Testing for NaN and infinity values is usually performed by calling to standard library functions such as isnan or isfinite. Unfortunately there are two problems: one is that Microsoft decided functions such as those will be renamed to _isnan or _isfinite which of course means a little preprocessor work to get around the name inconsistency.

The second problem is with the SIMD fundamental types you have to extract each element individually in order to pass them to such functions. Thankfully though, by leveraging the rules of IEEE 754 floating point, we can avoid both issues and perform validations relatively quickly. What is a NaN or infinity value in terms of floats?

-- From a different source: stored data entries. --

int pw_gemm_split(const vg_conv_desc* d, const vg_actnorm_bwd_desc* nb_, void* dlow, void* dskip, int c_low, int acc, hipStream_t s) {
    if (!pw_enabled() || !vg_tune("PW_GEMM", 1) || !vg_tune("PW_SPLIT", 1)) return 1;
    if (d->ntaps != 1 || d->tap_d[0] || d->tap_h[0] || d->tap_w[0] || d->noise || d->wpack || d->nclass > 1) return 1;
    if (d->f32 || d->src_f32 || d->out_f32 || d->in_scale || d->act != VG_ACT_NONE || d->res || d->tanh_out || d->out_sums || d->bias) return 1;
    const int Cin = d->c_src0;
    if (d->c_src1 || d->src0_shift || Cin < 8 || (Cin % 8) || d->Cout < 32 || (d->Cout % 16) || (d->CK % 8) || (!d->accumulate && !nb_)) return 1;
    if (nb_) {
        if (!nb_->norm || !nb_->g_padded || nb_->f32 || nb_->x_f32 || !nb_->g || !nb_->x || !nb_->x1 || !nb_->x0_shift || nb_->c_x0 != c_low) return 1;
        if (nb_->C != d->Cout || nb_->N != d->N || nb_->D != d->D || nb_->H != d->H || nb_->W != d->W || !nb_->gamma || !nb_->mean || !nb_->rstd || !nb_->red) return 1;
        if (d->D < 4 || d->H < 4 || d->W < 4 || d->D > 1023 || d->H > 1023 || d->W > 1023) return 1;
    }
    if (c_low < 16 || (c_low % 16) || c_low >= d->Cout) return 1;
    if (d->istr != 1 || d->ostr != 1 || d->ooff_d || d->ooff_h || d->ooff_w || d->BD != d->OD || d->BH != d->OH || d->BW != d->OW
        || d->OD != d->D || d->OH != d->H || d->OW != d->W || ((d->D | d->H | d->W) & 1)) return 1;
    const int64_t SO = (int64_t)d->OD * d->OH * d->OW;
    if (SO < 8 || SO > (1 << 30)) return 1;
    const int KS = (Cin + 31) / 32, NB = d->Cout / 16;
    if (!((KS == 1 && (NB == 3 || NB == 6)) || (KS == 2 && NB == 6))) return 1;
    PWG p = {};
    p.x0 = (const bf16_t*)d->src0; p.x1 = p.x0; p.c0 = Cin; p.c1 = 1; p.Cin = Cin; p.sh = 0;
    p.w = (const bf16_t*)d->wpacked; p.CK = d->CK; p.kc_pad = ((d->CK + 31) / 32) * 32; p.Ktot = ((Cin + d->CK - 1) / d->CK) * p.kc_pad;
    p.bias = nullptr; p.out = (bf16_t*)d->out; p.sums = nullptr;
    p.N = d->N; p.ID = d->D; p.IH = d->H; p.IW = d->W; p.OD = d->OD; p.OH = d->OH; p.OW = d->OW; p.istr = 1;
    p.BD = d->BD; p.BH = d->BH; p.BW = d->BW; p.ostr = 1;
    p.Cout = d->Cout; p.SO = (int)SO; p.stamps = g_vg_stamps;
    p.dlow = (bf16_t*)dlow; p.dskip = (bf16_t*)dskip; p.sc0 = c_low; p.sacc = acc;
    if (nb_) {
        p.ng = (const bf16_t*)nb_->g; p.nx0 = (const bf16_t*)nb_->x; p.nx1 = (const bf16_t*)nb_->x1;
        p.n_scale = nb_->scale; p.n_shift = nb_->shift; p.n_mean = nb_->mean; p.n_rstd = nb_->rstd; p.n_gamma = nb_->gamma; p.n_mult = nb_->mult;
        p.n_red = nb_->red; p.n_dgamma = (nb_->dgamma && nb_->dbeta) ? nb_->dgamma : nullptr; p.n_dbeta = nb_->dbeta; p.n_act = nb_->act;
    }
    const int MS = (KS * NB <= 2) ? 4 : 2;
    const int64_t nwt = (SO + MS * 16 - 1) / (MS * 16);
    int64_t b = (nwt + 3) / 4;
    const int capt = vg_tune("PW_GEMM_CAP", 2047);
    const int64_t cap = (capt / d->N) > 0 ? (capt / d->N) : 1;
    if (b > cap) b = cap;
    if (vg_dry("pw_gemm_split<%d,%d,n%d>", KS, NB, nb_ ? 1 : 0)) return VG_OK;
    const bool ok = nb_ ? pwg_launch_split<2>(KS, NB, dim3((int)b, d->N), s, p) : pwg_launch_split<1>(KS, NB, dim3((int)b, d->N), s, p);
    return ok ? vg_check_launch() : 1;
}

int pw_wgrad_cc(const vg_conv_desc* d, const void* dy, int dy_f32, int T_total, float* dw, float* db, float* scratch,
                int64_t scratch_bytes, hipStream_t s) {
    if (!pw_enabled() || !vg_tune("PW_WGRAD_CC", 1)) return 1;
    if (T_total != 1 || d->ntaps != 1 || d->tap_d[0] || d->tap_h[0] || d->tap_w[0] || d->noise || d->wpack || d->nclass > 1) return 1;
    if (d->f32 || d->src_f32 || dy_f32 || d->in_scale || d->act != VG_ACT_NONE) return 1;
    const int Cin = d->c_src0 + d->c_src1;
    if (Cin < 8 || (Cin % 8) || (d->c_src1 && (d->c_src0 % 8)) || d->Cout < 16 || (d->Cout % 16)) return 1;
    if (d->c_src1 && !d->src1) return 1;
    if (d->src0_shift && ((d->D | d->H | d->W) & 1)) return 1;
    if (d->istr < 1 || (d->OD - 1) * d->istr >= d->D || (d->OH - 1) * d->istr >= d->H || (d->OW - 1) * d->istr >= d->W) return 1;
    const int64_t SO = (int64_t)d->OD * d->OH * d->OW;
    if (SO < 1 || SO > (1 << 30)) return 1;
    PWW p = {};
    p.gin = Cin / 8; p.roles = p.gin * (d->Cout / 16);
    if (p.roles > vg_tune("PW_WGRAD_ROLES", 16)) return 1;
    p.rp = pow2_ceil(p.roles); p.vpb = 256 / p.rp;
    p.x0 = (const bf16_t*)d->src0; p.x1 = (const bf16_t*)(d->c_src1 ? d->src1 : d->src0); p.c0 = d->c_src0; p.c1 = d->c_src1 ? d->c_src1 : 1;
    p.Cin = Cin; p.sh = d->src0_shift ? 1 : 0; p.dy = (const bf16_t*)dy; p.Cout = d->Cout;
    p.N = d->N; p.ID = d->D; p.IH = d->H; p.IW = d->W; p.OD = d->OD; p.OH = d->OH; p.OW = d->OW; p.istr = d->istr; p.SO = (int)SO;
    p.dw = dw; p.db = db; p.dw_elems = Cin * d->Cout;
    int64_t b = (SO + (int64_t)p.vpb * 8 - 1) / ((int64_t)p.vpb * 8);
    const int capt = vg_tune("PW_WGRAD_CAP", 511);
    const int64_t cap = (capt / d->N) > 0 ? (capt / d->N) : 1;
    if (b > cap) b = cap;
    if (b < 1) b = 1;
    const int nslab = (int)b * d->N;
    p.part = (nslab > 4 && scratch && (int64_t)nslab * p.dw_elems * 4 <= scratch_bytes) ? scratch : nullptr;
    if (vg_dry("pw_wgrad_cc<r%d>|part%d", p.roles, p.part ? 1 : 0)) return VG_OK;
    hipLaunchKernelGGL(pw_wgrad_cc_kernel, dim3((int)b, d->N), dim3(256), 0, s, p);
    if (p.part) vg_launch_reduce_partials(p.part, nslab, p.dw_elems, dw, s);
    return vg_check_launch();
}

}

extern "C" int vg_shortcut_dgrad_concat(const vg_conv_desc* d, void* dlow, void* dskip, int c_low, int accumulate, vg_stream_t stream) {
    vg_begin();
    if (!d || !d->src0 || !d->out || !d->wpacked || !dlow || !dskip) return VG_EINVAL;
    return pw_gemm_split(d, nullptr, dlow, dskip, c_low, accumulate, (hipStream_t)stream);
}
extern "C" int vg_shortcut_dgrad_concat_norm(const vg_conv_desc* d, const vg_actnorm_bwd_desc* b, void* dlow, void* dskip, int c_low,
                                             int accumulate, vg_stream_t stream) {
    vg_begin();
    if (!d || !b || !d->src0 || !d->wpacked || !dlow || !dskip) return VG_EINVAL;
    if (!vg_tune("PW_SPLIT_NORM", 1)) return 1;
    return pw_gemm_split(d, b, dlow, dskip, c_low, accumulate, (hipStream_t)stream);
}

int vg_pointwise_conv(const vg_conv_desc* d, hipStream_t s) {
    if (pw_enabled() && !d->res && !d->tanh_out && !d->accumulate && d->ostr == 1 && !d->ooff_d && !d->ooff_h && !d->ooff_w
        && d->BD == d->OD && d->BH == d->OH && d->BW == d->OW && !(d->out_f32 && !d->f32)) {
        { const int mrc = c1m_fwd(d, s); if (mrc <= 0) return mrc; }
        C1K3 c;
        if (c1k3_fill(d, c)) {
            c.w = d->wpacked; c.bias = d->bias; c.out = d->out; c.sums = d->out_sums;
            c.fin = vg_fin_of(d);
            const int qpb = 256 / (c.C >> 3);
            int64_t b = ((int64_t)c.D * c.H * c.W4 + qpb - 1) / qpb;
            const int64_t cap = (2047 / d->N) > 0 ? (2047 / d->N) : 1;
            if (b > cap) b = cap;
            const dim3 grid((int)b, d->N);
            if (vg_dry("c1k3_fwd<%s,%s>", d->f32 ? "f32" : "bf16", d->src_f32 ? "f32" : "bf16")) return VG_OK;
            if (d->f32) {
                if (d->src_f32) hipLaunchKernelGGL((c1k3_fwd_kernel<float, float>), grid, dim3(256), 0, s, c);
                else hipLaunchKernelGGL((c1k3_fwd_kernel<float, bf16_t>), grid, dim3(256), 0, s, c);
            } else {
                if (d->src_f32) hipLaunchKernelGGL((c1k3_fwd_kernel<bf16_t, float>), grid, dim3(256), 0, s, c);
                else hipLaunchKernelGGL((c1k3_fwd_kernel<bf16_t, bf16_t>), grid, dim3(256), 0, s, c);
            }
            if (c.sums && c.fin.ticket) vg_fin_done = true;
            return vg_check_launch();
        }
    }
    { const int grc = pw_gemm_conv(d, s); if (grc <= 0) return grc; }
    if (!pw_shape_ok(d) || d->res) return 1;
    if (d->ostr != 1 || d->ooff_d || d->ooff_h || d->ooff_w || d->BD != d->OD || d->BH != d->OH || d->BW != d->OW) return 1;
    if (d->tanh_out && d->accumulate) return 1;
    const int Cin = d->c_src0;
    PW p = {};
    p.x = d->src0; p.x_f32 = d->src_f32; p.scale = d->in_scale; p.shift = d->in_shift; p.act = d->act;
    p.w = d->wpacked; p.CK = d->CK; p.kc_pad = ((d->CK + 31) / 32) * 32;
    p.bias = d->bias; p.out = d->out; p.out_f32 = (d->out_f32 || d->f32) ? 1 : 0; p.accumulate = d->accumulate; p.tanh_out = d->tanh_out;
    p.sums = d->out_sums; p.N = d->N; p.S = (int64_t)d->D * d->H * d->W;
    if (d->Cout == 1 && Cin >= 8 && Cin <= 32 && (Cin % 8) == 0) {
        p.C = Cin;
        const dim3 grid(pw_blocks((p.S + 1) / 2, d->N), d->N);
        if (vg_dry("pw_cto1<%s,%d>", d->f32 ? "f32" : "bf16", Cin / 8 > 4 ? 4 : Cin / 8)) return VG_OK;
#define PW_CTO1(T)                                                                                                      \
        switch (Cin / 8) {                                                                                              \
            case 1: hipLaunchKernelGGL((pw_cto1_kernel<T, 1>), grid, dim3(256), 0, s, p); break;                        \
            case 2: hipLaunchKernelGGL((pw_cto1_kernel<T, 2>), grid, dim3(256), 0, s, p); break;                        \
            case 3: hipLaunchKernelGGL((pw_cto1_kernel<T, 3>), grid, dim3(256), 0, s, p); break;                        \
            default: hipLaunchKernelGGL((pw_cto1_kernel<T, 4>), grid, dim3(256), 0, s, p); break;                       \
        }
        if (d->f32) { PW_CTO1(float) } else { PW_CTO1(bf16_t) }
#undef PW_CTO1
        return vg_check_launch();
    }
    if (Cin == 1 && d->Cout >= 8 && d->Cout <= 256 && (d->Cout % 8) == 0 && !d->tanh_out && !(d->out_f32 && !d->f32)) {
        p.C = d->Cout;
        p.kc_pad = ((d->CK + 31) / 32) * 32;
        const int vpb = 256 / (p.C >> 3);
        const dim3 grid(pw_blocks((p.S + 3) / 4 * (256 / vpb), d->N), d->N);
        if (vg_dry("pw_1toc<%s>", d->f32 ? "f32" : "bf16")) return VG_OK;
        p.fin = vg_fin_of(d);
        if (d->f32) hipLaunchKernelGGL((pw_1toc_kernel<float>), grid, dim3(256), 0, s, p);
        else hipLaunchKernelGGL((pw_1toc_kernel<bf16_t>), grid, dim3(256), 0, s, p);
        if (p.sums && p.fin.ticket) vg_fin_done = true;
        return vg_check_launch();
    }
    if ((Cin == 8 || Cin == 16) && d->Cout >= 16 && d->Cout <= 128 && (d->Cout % 8) == 0 && !d->in_scale && d->act == VG_ACT_NONE
        && !d->tanh_out && !d->out_sums && !d->src_f32 && !(d->out_f32 && !d->f32)) {
        p.C = d->Cout;
        const int nchunks = (Cin + d->CK - 1) / d->CK;
        const int Ktot = nchunks * p.kc_pad;
        const int vpb = 256 / (p.C >> 3);
        const dim3 grid(pw_blocks((p.S + 1) / 2 * (256 / vpb), d->N), d->N);
        if (vg_dry("pw_ctoc<%s,%d>", d->f32 ? "f32" : "bf16", Cin / 8)) return VG_OK;
        if (d->f32) {
            if (Cin == 8) hipLaunchKernelGGL((pw_ctoc_kernel<float, 1>), grid, dim3(256), 0, s, p, Cin, Ktot);
            else hipLaunchKernelGGL((pw_ctoc_kernel<float, 2>), grid, dim3(256), 0, s, p, Cin, Ktot);
        } else {
            if (Cin == 8) hipLaunchKernelGGL((pw_ctoc_kernel<bf16_t, 1>), grid, dim3(256), 0, s, p, Cin, Ktot);
            else hipLaunchKernelGGL((pw_ctoc_kernel<bf16_t, 2>), grid, dim3(256), 0, s, p, Cin, Ktot);
        }
        return vg_check_launch();
    }
    return 1;
}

The simple definition is that the floating point binary representation will be set in such a way as to flag an error. For our purposes, we don't care about what causes the error results, we just want to notice them quickly.

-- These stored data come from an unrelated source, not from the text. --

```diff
+        const uint64_t badm = __ballot(val > prod0 + start) & lenm & validm;
+        const uint64_t stopm = nofit | badm;
+        uint32_t nacc = stopm ? (uint32_t)__ffsll((long long)stopm) - 1u : nvalid;
+        const bool too_far = stopm != 0 && ((badm & ~nofit) >> nacc) & 1ull;
+        if (stopm && !too_far && run != mis) nacc = 0;
+        if (lane < nacc && len == 0) img[start] = (uint8_t)val;
+        if (lane < nacc && pair) img[start + 1u] = (uint8_t)(t >> 16);
+        const uint64_t mm = lenm & (nacc == 64u ? ~0ull : (1ull << nacc) - 1ull);
+        if (lane < nacc && len != 0) {
+            const uint32_t qi = __builtin_amdgcn_mbcnt_hi((uint32_t)(mm >> 32), __builtin_amdgcn_mbcnt_lo((uint32_t)mm, nq)) & (MQ_CAP - 1u);
+            C.mq[qi] = make_uint2(start, len | (val << 16));
+        }
+        nq += (uint32_t)__popcll(mm);
+        c0 += nacc;
+        if (stopm) {
+            if (nacc) run = rdlane(start, nacc);
+        } else {
             run += total;
-            nacc = 64u;
-            ending = c0 >= ntok;
-        } else {
-            const uint32_t nvalid = left < 64u ? left : 64u;
-            const uint64_t validm = nvalid == 64u ? ~0ull : (1ull << nvalid) - 1ull;
-            const uint64_t nofit = __ballot(incl > CHUNK_BYTES - run) & validm;
-            const uint64_t badm = __ballot(val > prod0 + start) & lenm & validm;
-            const uint64_t stopm = nofit | badm;
-            nacc = stopm ? (uint32_t)__ffsll((long long)stopm) - 1u : nvalid;
-            too_far = stopm != 0 && ((badm & ~nofit) >> nacc) & 1ull;
-            if (stopm && !too_far && run != mis) nacc = 0;
-            if (lane < nacc && len == 0) img[start] = (uint8_t)val;
-            if (lane < nacc && pair) img[start + 1u] = (uint8_t)(t >> 16);
-            const uint64_t mm = lenm & (nacc == 64u ? ~0ull : (1ull << nacc) - 1ull);
-            if (lane < nacc && len != 0) {
-                const uint32_t qi = __builtin_amdgcn_mbcnt_hi((uint32_t)(mm >> 32), __builtin_amdgcn_mbcnt_lo((uint32_t)mm, nq)) & (MQ_CAP - 1u);
-                C.mq[qi] = make_uint2(start, len | (val << 16));
-            }
-            nq += (uint32_t)__popcll(mm);
-            c0 += nacc;
-            if (stopm) {
-                if (nacc) run = rdlane(start, nacc);
-            } else {
-                run += total;
-            }
-            ending = stopm != 0 || c0 >= ntok;
         }
         LSYNC();
         STAT_ACC(16);
-        if (nq - qh >= 64u || ending) {
-            do {
-                if (inflight) {
-                    round_finish(R, C, base, mis STAT_ARG);
-                    inflight = false;
-                }
-                const uint32_t pq = nq - qh;
-                if (pq >= 64u || (ending && pq != 0)) {
-                    const uint32_t nr = pq < 64u ? pq : 64u;
-                    round_issue(R, C, base, mis, qh, nr, glob_ok);
-                    qh += nr;
-                    inflight = true;
-                }
-            } while (ending && inflight);
-        }
+        for (;;) {
+            if (inflight) {
+                R.glob = __builtin_amdgcn_inverse_ballot_w64(globm);
+                round_finish(R, C, base, mis STAT_ARG);
+                inflight = false;
+            }
+            const uint32_t pq = nq - qh;
+            if (pq == 0) break;
+            const uint32_t nr = pq < 64u ? pq : 64u;
+            round_issue(R, C, base, mis, qh, nr, glob_ok);
+            globm = __ballot(R.glob);
+            qh += nr;
+            inflight = true;
+        }
+        asm volatile("" ::"v"(R.v0.x), "v"(R.v0.y), "v"(R.v0.z), "v"(R.v0.w), "v"(R.v1.x), "v"(R.v1.y), "v"(R.v1.z), "v"(R.v1.w));
         STAT_ACC(17);
         if (nacc == 64u) {
-            fetch();
+            fetch(slot_r);
             slot_r = (slot_r + 1u) & (TOK_RING - 1u);
         } else if (nacc != 0 && c0 < ntok) {
             gnext = c0;
@@ -925,11 +951,10 @@
                 nfirst = before < npieces ? nx : 0xffffffffu;
             }
             asm volatile("s_waitcnt vmcnt(0)" ::: "memory");
-            slot_r = slot_w = 0;
-#pragma unroll
-            for (uint32_t k = 0; k < TOK_RING; k++) fetch();
-        }
-        if (!ending) continue;
+            slot_r = 0;
+#pragma unroll
+            for (uint32_t k = 0; k < TOK_RING; k++) fetch(k);
+        }
         const uint32_t xcap = cap - (opos - mis);
         {
             const uint32_t xe = run < xcap ? run : xcap;
@@ -954,7 +979,6 @@
             return false;
         }
         if (c0 >= ntok) return true;
-        fresh = true;
     }
 }
 constexpr size_t SCRATCH_WORDS = ROWS_WORDS;
```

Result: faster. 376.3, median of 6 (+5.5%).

While some SIMD instruction sets do not fully conform to IEEE 754, usually the handling of NaN and infinity values do apply the common rules. To summarize the rules: any operation involving a NaN returns a NaN and any operation involving an Infinity (when not involving a NaN) will result in Infinity, though positive and negative variations are possible.

Additionally, a comparison rule is defined such that NaN can never be equal to anything, even another NaN. This gives us a very effective method of testing for NaN and infinity using SIMD instructions. Multiply the SIMD register by 0 and if the result does not compare equal to 0, then either the value is a NaN or it is positive or negative infinity. Again, we don't care which, we just care that the values were valid or not. Using Intel SSE, this is represented by the following code:

static bool IsValid( F32x4_t v ) 
{ 
	F32x4_t test = _mm_mul_ps( v, _mm_setzero_ps() ); 
	test = _mm_cmpeq_ps( test, _mm_setzero_ps() ); 
	return( 0x0f == _mm_movemask_ps( test ) ); 
} 

With this abstraction in hand, we are able to insert additional testing of the Vector3fv classes. Even though this is a fast test, the extra validation placed in too many locations can quickly drag debug build performance to its knees. We want to only enable the advanced testing as required and as such it will be a compile time flag we add to CMake.

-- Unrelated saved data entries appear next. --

+#define RX_SB() __builtin_amdgcn_sched_barrier(0)
+#define RX_BARRIER() asm volatile("s_waitcnt lgkmcnt(0)\n\ts_barrier" ::: "memory")
+#define RX_MFMA(A, B, C) C = __builtin_amdgcn_mfma_f32_16x16x32_bf16(A, B, C, 0, 0, 0)
+
+template <int HALF>
+__device__ __forceinline__ void rx_transform(f32x2 (&v)[3][6], __amdgpu_buffer_rsrc_t xr, unsigned xoff, unsigned soff, unsigned xs,
+                                             int h, int w, int iy0, int ix0) {
+    f32x2 d[6][6];
+#pragma unroll
+    for (int i = 0; i < 6; ++i) {
+        const bool rok = (unsigned)(iy0 + i) < (unsigned)h;
+        const unsigned ro = xoff + (unsigned)(i * w) * xs;
+#pragma unroll
+        for (int jj = 0; jj < 6; ++jj) {
+            const bool ok = rok & ((unsigned)(ix0 + jj) < (unsigned)w);
+            d[i][jj] = __builtin_bit_cast(f32x2, __builtin_amdgcn_raw_buffer_load_b64(xr, ok ? ro + (unsigned)jj * xs : 0xffffffffu, soff, 0));
+        }
+        RX_SB();
+    }
+#pragma unroll
+    for (int jj = 0; jj < 6; ++jj) rx_bt(d[0][jj], d[1][jj], d[2][jj], d[3][jj], d[4][jj], d[5][jj]);
+#pragma unroll
+    for (int i = 0; i < 3; ++i) {
+        rx_bt(d[3 * HALF + i][0], d[3 * HALF + i][1], d[3 * HALF + i][2], d[3 * HALF + i][3], d[3 * HALF + i][4], d[3 * HALF + i][5]);
+#pragma unroll
+        for (int jj = 0; jj < 6; ++jj) v[i][jj] = d[3 * HALF + i][jj];
+    }
+}
+
+__device__ __forceinline__ void rx_split_store(unsigned char *dst, const f32x2 x) {
+    const bf16x2 hi = __builtin_convertvector(x, bf16x2);
+    const f32x2 r1 = x - __builtin_convertvector(hi, f32x2);
+    const bf16x2 mid = __builtin_convertvector(r1, bf16x2);
+    const f32x2 r2 = r1 - __builtin_convertvector(mid, f32x2);
+    const bf16x2 lo = __builtin_convertvector(r2, bf16x2);
+    *reinterpret_cast<bf16x2 *>(dst) = hi;
+    *reinterpret_cast<bf16x2 *>(dst + RX_FRAG) = mid;
+    *reinterpret_cast<bf16x2 *>(dst + 2 * RX_FRAG) = lo;
+}
+
+template <int HALF>
+__device__ __forceinline__ void rx_step(f32x4 (&acc)[36], unsigned char *smem, unsigned vw, unsigned vr, __amdgpu_buffer_rsrc_t xr,
+                                        unsigned xoff, unsigned soff, unsigned xs, int h, int w, int iy0, int ix0, __amdgpu_buffer_rsrc_t rsrc, unsigned w_lane, unsigned w_off) {
+    bf16x8 wf[RX_AHEAD][3];
+    {
+        asm volatile("" : "+v"(xoff), "+v"(iy0), "+v"(ix0));
+        f32x2 v[3][6];
+        rx_transform<HALF>(v, xr, xoff, soff, xs, h, w, iy0, ix0);
+        RX_SB();
+#pragma unroll
+        for (int r = 0; r < RX_AHEAD; ++r)
+#pragma unroll
+            for (int s = 0; s < 3; ++s) wf[r][s] = rx_wload(rsrc, w_lane, w_off + (unsigned)((r * 3 + s) * RX_FRAG));
+        RX_SB();
+        RX_BARRIER();
+#pragma unroll
+        for (int i = 0; i < 3; ++i)
+#pragma unroll
+            for (int jj = 0; jj < 6; ++jj) rx_split_store(smem + vw + (i * 6 + jj) * 3 * RX_FRAG, v[i][jj]);
+        RX_BARRIER();
+    }
+    const unsigned char *vb = smem + vr;
+    bf16x8 bv[2][3];
+#pragma unroll
+    for (int s = 0; s < 3; ++s) bv[0][s] = *reinterpret_cast<const bf16x8 *>(vb + s * RX_FRAG);
+#pragma unroll
+    for (int p = 0; p < RX_POS; ++p) {
+        RX_SB();
+        if (p + 1 < RX_POS) {
+#pragma unroll
+            for (int s = 0; s < 3; ++s) bv[(p + 1) & 1][s] = *reinterpret_cast<const bf16x8 *>(vb + ((p + 1) * 3 + s) * RX_FRAG);
+        }
+        const bf16x8 u0 = wf[p % RX_AHEAD][0], u1 = wf[p % RX_AHEAD][1], u2 = wf[p % RX_AHEAD][2];
+        if (p + RX_AHEAD < RX_POS) {
+#pragma unroll
+            for (int s = 0; s < 3; ++s)
+                wf[p % RX_AHEAD][s] = rx_wload(rsrc, w_lane, w_off + (unsigned)(((p + RX_AHEAD) * 3 + s) * RX_FRAG));
+        }
+        RX_SB();
+        const bf16x8 *v = bv[p & 1];
+        f32x4 &c = acc[HALF * RX_POS + p];
+        RX_MFMA(u2, v[0], c);
+        RX_MFMA(u0, v[2], c);
+        RX_MFMA(u1, v[1], c);
+        RX_MFMA(u1, v[0], c);
+        RX_MFMA(u0, v[1], c);
+        RX_MFMA(u0, v[0], c);
+        RX_SB();
+    }
+}
+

Additionally, sometimes debugging a problem may only be possible in release builds, so we want the flag to be independent of debug build flags. Presenting the new option is quite simple with the CMake setup, we will be exposing SIMD_ADVANCED_DEBUG to the configuration file. This leaves one additional problem to be covered. The standard assert macro compiles out of release builds so our flag will still have no effect in release builds. We need a customized function to break on the tests even in release builds.

Since this is a handy item to have for other reasons, it will be placed in the Core library header as a macro helper. CORE_BREAK will cause a break point in the program, even in release builds. For Windows, we simply call __debugbreak() and *Nix style Os's we use raise( SIGTRAP ). When everything is set up, the excessive level of debugging is handy in catching problems but comes at a notable cost. In heavy math, it is nearly a 50% slowdown to the library.

We may need to cut back on the level of debugging or possibly use two flags for quick and/or detailed variations. For the time being though, the benefits outweigh the costs. Of course, the base functionality for IsValid always exists and as such it is possible to put in spot checks as required to catch common problems and only rely on the heavy-handed solution when absolutely needed.

Performance Measurement

Why is making sure that the math library is decently optimized so important? Donald Knuth stated something which is often paraphrased as: "premature optimization is the root of all evil." The entire saying though is more appropriate to a math library: "We should forget about small efficiencies, say about 97% of the time: premature optimization is the root of all evil."

A math library is so fundamental to all your game code that there is a very strong argument that it is in the 3% of code which is not considered evil to be optimized as soon as possible. Of course this has to be taken with a grain of salt - since you can't go changing all the interfaces and usage patterns during the optimization pass, this is most definitely a function-to-function optimization which is generally frowned upon.

But, unlike 90+% of other functions, optimizing something like a dot product is easily going to effect potentially hundreds, or more likely, thousands of calls per frame. The reason to optimize it early is that a dot product is a small function often inlined and will not show up as a hot spot in a profiler, the only reliable manner to know the optimization helps is to enable it and disable it, measuring both cases.

Classes And SIMD

Part of the performance gains from SIMD math ends up being lost since, as mentioned briefly in the first article, classes which wrap SIMD types often do not perform as best they could. While compilers continue to get better at optimizing in this area, it is still a fairly weak point for most. The difficulty is not so much caused within single functions since the compilers will inline and optimize away (almost) all of the wrapper and simply use the intrinsics on the fundamental type. Instead the difficulty is in calling between functions which are not inlined.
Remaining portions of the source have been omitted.